RICHMOND, Va. (WWBT) - A recovering heroin and cocaine addict is using her experience to help Richmond first responders and the health district combat the opioid epidemic.
Courtney Nunnally is at the center of a new program called “First Responders for Recovery”.
It’s spearheaded by the Richmond Ambulance Authority (RAA) and the Richmond City Health District (RCDH) to cut down on the number of people addicted to opiates.
“While Narcan has been an important tool in our fight to keep opioid addicts alive, more must be done to help our patients stay alive by connecting them to recovery resources,” said RAA CEO Chip Decker in a news release. “We’re hopeful as word spreads about this program, we can begin to remove the stigma of addiction and help loosen the grip opioids have on our communities.”
At a news conference held Friday, in recognition of International Overdose Awareness Day Saturday, Nunnally was introduced as the Peer Recovery Specialist for the RCHD.
“I think this is a fantastic opportunity to offer that hope to treat people differently,” Nunnally said. “You don’t have to do anything special. You just have to treat people like they’re human.”
Nunnally knows all too well the struggles of addiction, finding herself addicted to heroin seven years ago.
“I had no one left; I wanted to die,” Nunnally said. “I thought everyone was better off without me… You have to learn how to live again, you have to learn how to live without numbing the pain, facing all that trauma, dealing with your past," she said.
Nunnally’s past is traumatic. She lost her brother and mother when she was young, turning to substances to cope. In her mid-20′s she was involved in a car accident that led to a long-term prescription of opiates.
"I was thinking the doctor wasn't fixing the problem so, being the smart person I am, I ripped up by prescription and threw it on the floor and told the doctor I didn't need the pills,” Nunnally said. “I didn't know anything about addiction at that time, but I woke up the next morning and found out real quick."
That addiction led to buying pills on the street and to heroin.
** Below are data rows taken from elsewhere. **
template <int N, int TB>
struct WgmmaRS;
template <int TB>
struct WgmmaRS<64, TB> {
  static __device__ __forceinline__ void mma(float (&d)[32], const unsigned (&a)[4], unsigned long long b, int scale_d) {
    asm volatile(
        "{\n\t.reg .pred p;\n\tsetp.ne.b32 p, %37, 0;\n\t"
        "wgmma.mma_async.sync.aligned.m64n64k16.f32.bf16.bf16 {%0, %1, %2, %3, %4, %5, %6, %7, %8, %9, %10, %11, %12, %13, %14, %15, %16, %17, %18, %19, %20, %21, %22, %23, %24, %25, %26, %27, %28, %29, %30, %31}, {%32, %33, %34, %35}, %36, p, 1, 1, %38;\n\t}"
        : "+f"(d[0]), "+f"(d[1]), "+f"(d[2]), "+f"(d[3]), "+f"(d[4]), "+f"(d[5]), "+f"(d[6]), "+f"(d[7]), "+f"(d[8]), "+f"(d[9]), "+f"(d[10]), "+f"(d[11]), "+f"(d[12]), "+f"(d[13]), "+f"(d[14]), "+f"(d[15]), "+f"(d[16]), "+f"(d[17]), "+f"(d[18]), "+f"(d[19]), "+f"(d[20]), "+f"(d[21]), "+f"(d[22]), "+f"(d[23]), "+f"(d[24]), "+f"(d[25]), "+f"(d[26]), "+f"(d[27]), "+f"(d[28]), "+f"(d[29]), "+f"(d[30]), "+f"(d[31])
        : "r"(a[0]), "r"(a[1]), "r"(a[2]), "r"(a[3]), "l"(b), "r"(scale_d), "n"(TB));
  }
};

template <int N, int TB = 0, int P = 6, class AD, class BD>
__device__ __forceinline__ void wg_gemm6_issue(float (&d)[N / 2], AD a_desc, BD b_desc, int kblocks, bool accumulate,
                                               bool hi_only = false) {
  static_assert(P == 6 || P == 3, "bf16x6 or bf16x3");
  const int pa[6] = {2, 0, 1, 1, 0, 0}, pb[6] = {0, 2, 1, 0, 1, 0};
  asm volatile("wgmma.fence.sync.aligned;" ::: "memory");
  int scale_d = accumulate ? 1 : 0;
#pragma unroll
  for (int pr = hi_only ? 5 : 6 - P; pr < 6; ++pr)
    for (int kb = 0; kb < kblocks; ++kb) {
      Wgmma<N, TB>::mma(d, a_desc(pa[pr], kb), b_desc(pb[pr], kb), scale_d);
      scale_d = 1;
    }
  asm volatile("wgmma.commit_group.sync.aligned;" ::: "memory");
}
template <int PENDING = 0, int M>
__device__ __forceinline__ void wg_mma_wait(float (&d)[M]) {
  asm volatile("wgmma.wait_group.sync.aligned %0;" ::"n"(PENDING) : "memory");
#pragma unroll
  for (int i = 0; i < M; ++i) asm volatile("" : "+f"(d[i])::"memory");
}
template <int N, int TB = 0, int P = 6, class AD, class BD>
__device__ __forceinline__ void wg_gemm6(float (&d)[N / 2], AD a_desc, BD b_desc, int kblocks, bool accumulate,
                                         bool hi_only = false) {
  wg_gemm6_issue<N, TB, P>(d, a_desc, b_desc, kblocks, accumulate, hi_only);
  asm volatile("wgmma.wait_group.sync.aligned 0;" ::: "memory");
}
template <int N, int KB, int TB = 0, bool HI_ONLY = false, int P = 6, class BD>
__device__ __forceinline__ void wg_gemm6_rs_issue(float (&d)[N / 2], const unsigned (&a)[3][KB][4], BD b_desc, bool accumulate) {
  static_assert(P == 6 || P == 3, "bf16x6 or bf16x3");
  constexpr int pa[6] = {2, 0, 1, 1, 0, 0}, pb[6] = {0, 2, 1, 0, 1, 0};
  asm volatile("wgmma.fence.sync.aligned;" ::: "memory");
  int scale_d = accumulate ? 1 : 0;
#pragma unroll
  for (int pr = HI_ONLY ? 5 : 6 - P; pr < 6; ++pr)
#pragma unroll
    for (int kb = 0; kb < KB; ++kb) {
      WgmmaRS<N, TB>::mma(d, a[pa[pr]][kb], b_desc(pb[pr], kb), scale_d);
      scale_d = 1;
    }
  asm volatile("wgmma.commit_group.sync.aligned;" ::: "memory");
}

template <int R>
__device__ __forceinline__ unsigned long long a_desc_at(unsigned a_saddr, unsigned split_bytes, int wgi, int s, int kb) {
  return b_desc_ex(a_saddr + s * split_bytes + kb * (32 * R) + wgi * 1024, 16 * R, 128);
}
template <int R, int P = 6>
__device__ __forceinline__ void a_store8(unsigned char* a, unsigned split_bytes, int row, int c, const unsigned* p0,
                                         const unsigned* p1, const unsigned* p2) {
  unsigned char* base = a + (c >> 4) * (32 * R) + ((c >> 3) & 1) * (16 * R) + (row >> 3) * 128 + (row & 7) * 16;
  *reinterpret_cast<uint4*>(base) = make_uint4(p0[0], p0[1], p0[2], p0[3]);
  *reinterpret_cast<uint4*>(base + split_bytes) = make_uint4(p1[0], p1[1], p1[2], p1[3]);
  if constexpr (P == 6) *reinterpret_cast<uint4*>(base + 2 * split_bytes) = make_uint4(p2[0], p2[1], p2[2], p2[3]);
}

After several relapses and jail time she connected with two officers who helped turn her life around.
“They knew if I stayed out on the street I would die,” Nunnally said. “I didn’t see the point in living as a slave to heroin but I was offered hope. This program is a way for me to give others hope and a path to recovery and I really believe it will save lives.”
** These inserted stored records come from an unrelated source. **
#if defined(FA_UNIT_FUSED) || !defined(FA_SPLIT_UNITS)
template <int MLO, bool F32IN = false>
__global__ __launch_bounds__(256) __attribute__((amdgpu_waves_per_eu(MLO > 8 ? 2 : FA_F_WAVES, MLO > 8 ? 2 : FA_F_WAVES))) void encode_fused_kernel(FusedArgs a) {
    static_assert(MLO > 0, "levels 0-2 (fixed predictors, 1152-sample blocks) use the slot path");
    __shared__ __attribute__((aligned(16))) int32_t lds_all[kFWaves * kFWaveWords];
    __shared__ __attribute__((aligned(16))) uint16_t crc_s[kFCrcSlice];
    __shared__ uint32_t ticket_s;

    const int tid = threadIdx.x;
    const int lane = tid & 63;
    const int wave = __builtin_amdgcn_readfirstlane(tid >> 6);
    for (int i = tid; i < kFCrcSlice / 2; i += 256) reinterpret_cast<uint32_t*>(crc_s)[i] = reinterpret_cast<const uint32_t*>(a.crc_tab)[i];
    if (tid == 0) ticket_s = __hip_atomic_fetch_add(a.ticket, 1u, __ATOMIC_RELAXED, __HIP_MEMORY_SCOPE_AGENT);
    __syncthreads();
    const uint32_t ticket = (uint32_t)__builtin_amdgcn_readfirstlane((int)ticket_s);
    if (ticket == 0) {
        if (wave == 0) fused_scanner(a, lane);
        return;
    }
    const int64_t g = (int64_t)(ticket - 1) * kFWaves + wave;
    if (g >= a.total_frames) return;

    int32_t* smp = lds_all + wave * kFWaveWords;
    uint32_t* ring = reinterpret_cast<uint32_t*>(smp + kFSmpWords);
    uint8_t* kpar = reinterpret_cast<uint8_t*>(smp + kFSmpWords + kFRingWords + 4);
    uint32_t* scr = ring;

    const int64_t s = (int64_t)((uint32_t)g / (uint32_t)a.nframes);
    const int64_t f = g - s * a.nframes;
    if (f == a.nframes - 1 && a.tail_bs != kMaxBlock) return;
    constexpr int bs = kMaxBlock;
    const int32_t* src = a.data + (s * a.stream_size + f * (int64_t)bs);
    float q_off = 0.0f, q_gain = 0.0f;
    if constexpr (F32IN) { q_off = a.f_offsets[s]; q_gain = a.f_gains[s]; }
    auto load_row = [&](int j) __attribute__((always_inline)) {
        const int4 v = reinterpret_cast<const int4*>(src)[64 * j + lane];
        if constexpr (F32IN)
            return make_int4(quantise_f32(__int_as_float(v.x), q_off, q_gain), quantise_f32(__int_as_float(v.y), q_off, q_gain),
                             quantise_f32(__int_as_float(v.z), q_off, q_gain), quantise_f32(__int_as_float(v.w), q_off, q_gain));
        else
            return v;
    };
    const float* win = a.win;
    const uint4 fhe = a.hdr[f];
    const uint32_t fh_bits = 32u + ((fhe.w >> 8) & 0xFFu) + ((fhe.w >> 16) & 0xFFu) + (fhe.w >> 24) + 8u;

Now she's teaching first responders ways of connecting with patients to get them to sign a First Responders for Recovery release form.
“As first responders you have a unique opportunity to offer hope and support who no longer have it,” Nunnally said.
Once these patients sign the form, Nunnally has 48 hours to contact them and try to get them into a recovery center.
"One of my biggest arguments was you don't know, you haven't been there,” Nunnally said. “I take that ammo away from individuals… This is not a job for me. This is a passion that I was led to this road."
“Her passion for and commitment to providing non-judgmental and authentic support to every client she encounters is at the heart for First Responders for Recovery,” said Deputy Director of RCHD Dr. Melissa Viray.
Since 2013, deadly drug overdose has been the leading cause of unnatural death in the state, according to a news release from the RAA and RCHD.
"We know we can't just treat the overdose and then not let the person get the services that they really need,” said Virginia Attorney General Mark Herring. “Because the overdose is really just the symptom, the disease is addiction."
“Together we are better able to address this public health crisis that afflicts many of the communities, families and individuals that make Richmond a diverse and vibrant community," Viray said.
The program is based on a program created by the St. Charles County Ambulance District in St. Charles County, Missouri.
Before the creation of the program, St. Charles County was seeing a 17-21% increase in suspected overdoses per year.
“After implementing the program in 2017 [they] saw those number plateau last year,” Decker said. “We just learned they’ve seen a 25% decrease in suspected overdoses in the first half of 2019.”
"By working together, you all are really closing that gap and making services available immediately when the person needs it the most," Herring said.
The “First Responders for Recovery” program officially launched in May. Since its launch, 29 patients have signed a release form; three of those patients successfully connected to a recovery center.
Friday’s announcement of the new program comes the same week that law enforcement officials in Virginiaannounced that they’ve busted a multi-state drug ring and seized enough cheap fentanyl to kill 14 million people.
Fentanyl is a synthetic opioid that can be much stronger and more lethal than heroin. It’s often mixed with heroin and other drugs.
One of the 39 people who’ve been charged had ordered the drug from Shanghai to the city of Newport News through the U.S. mail.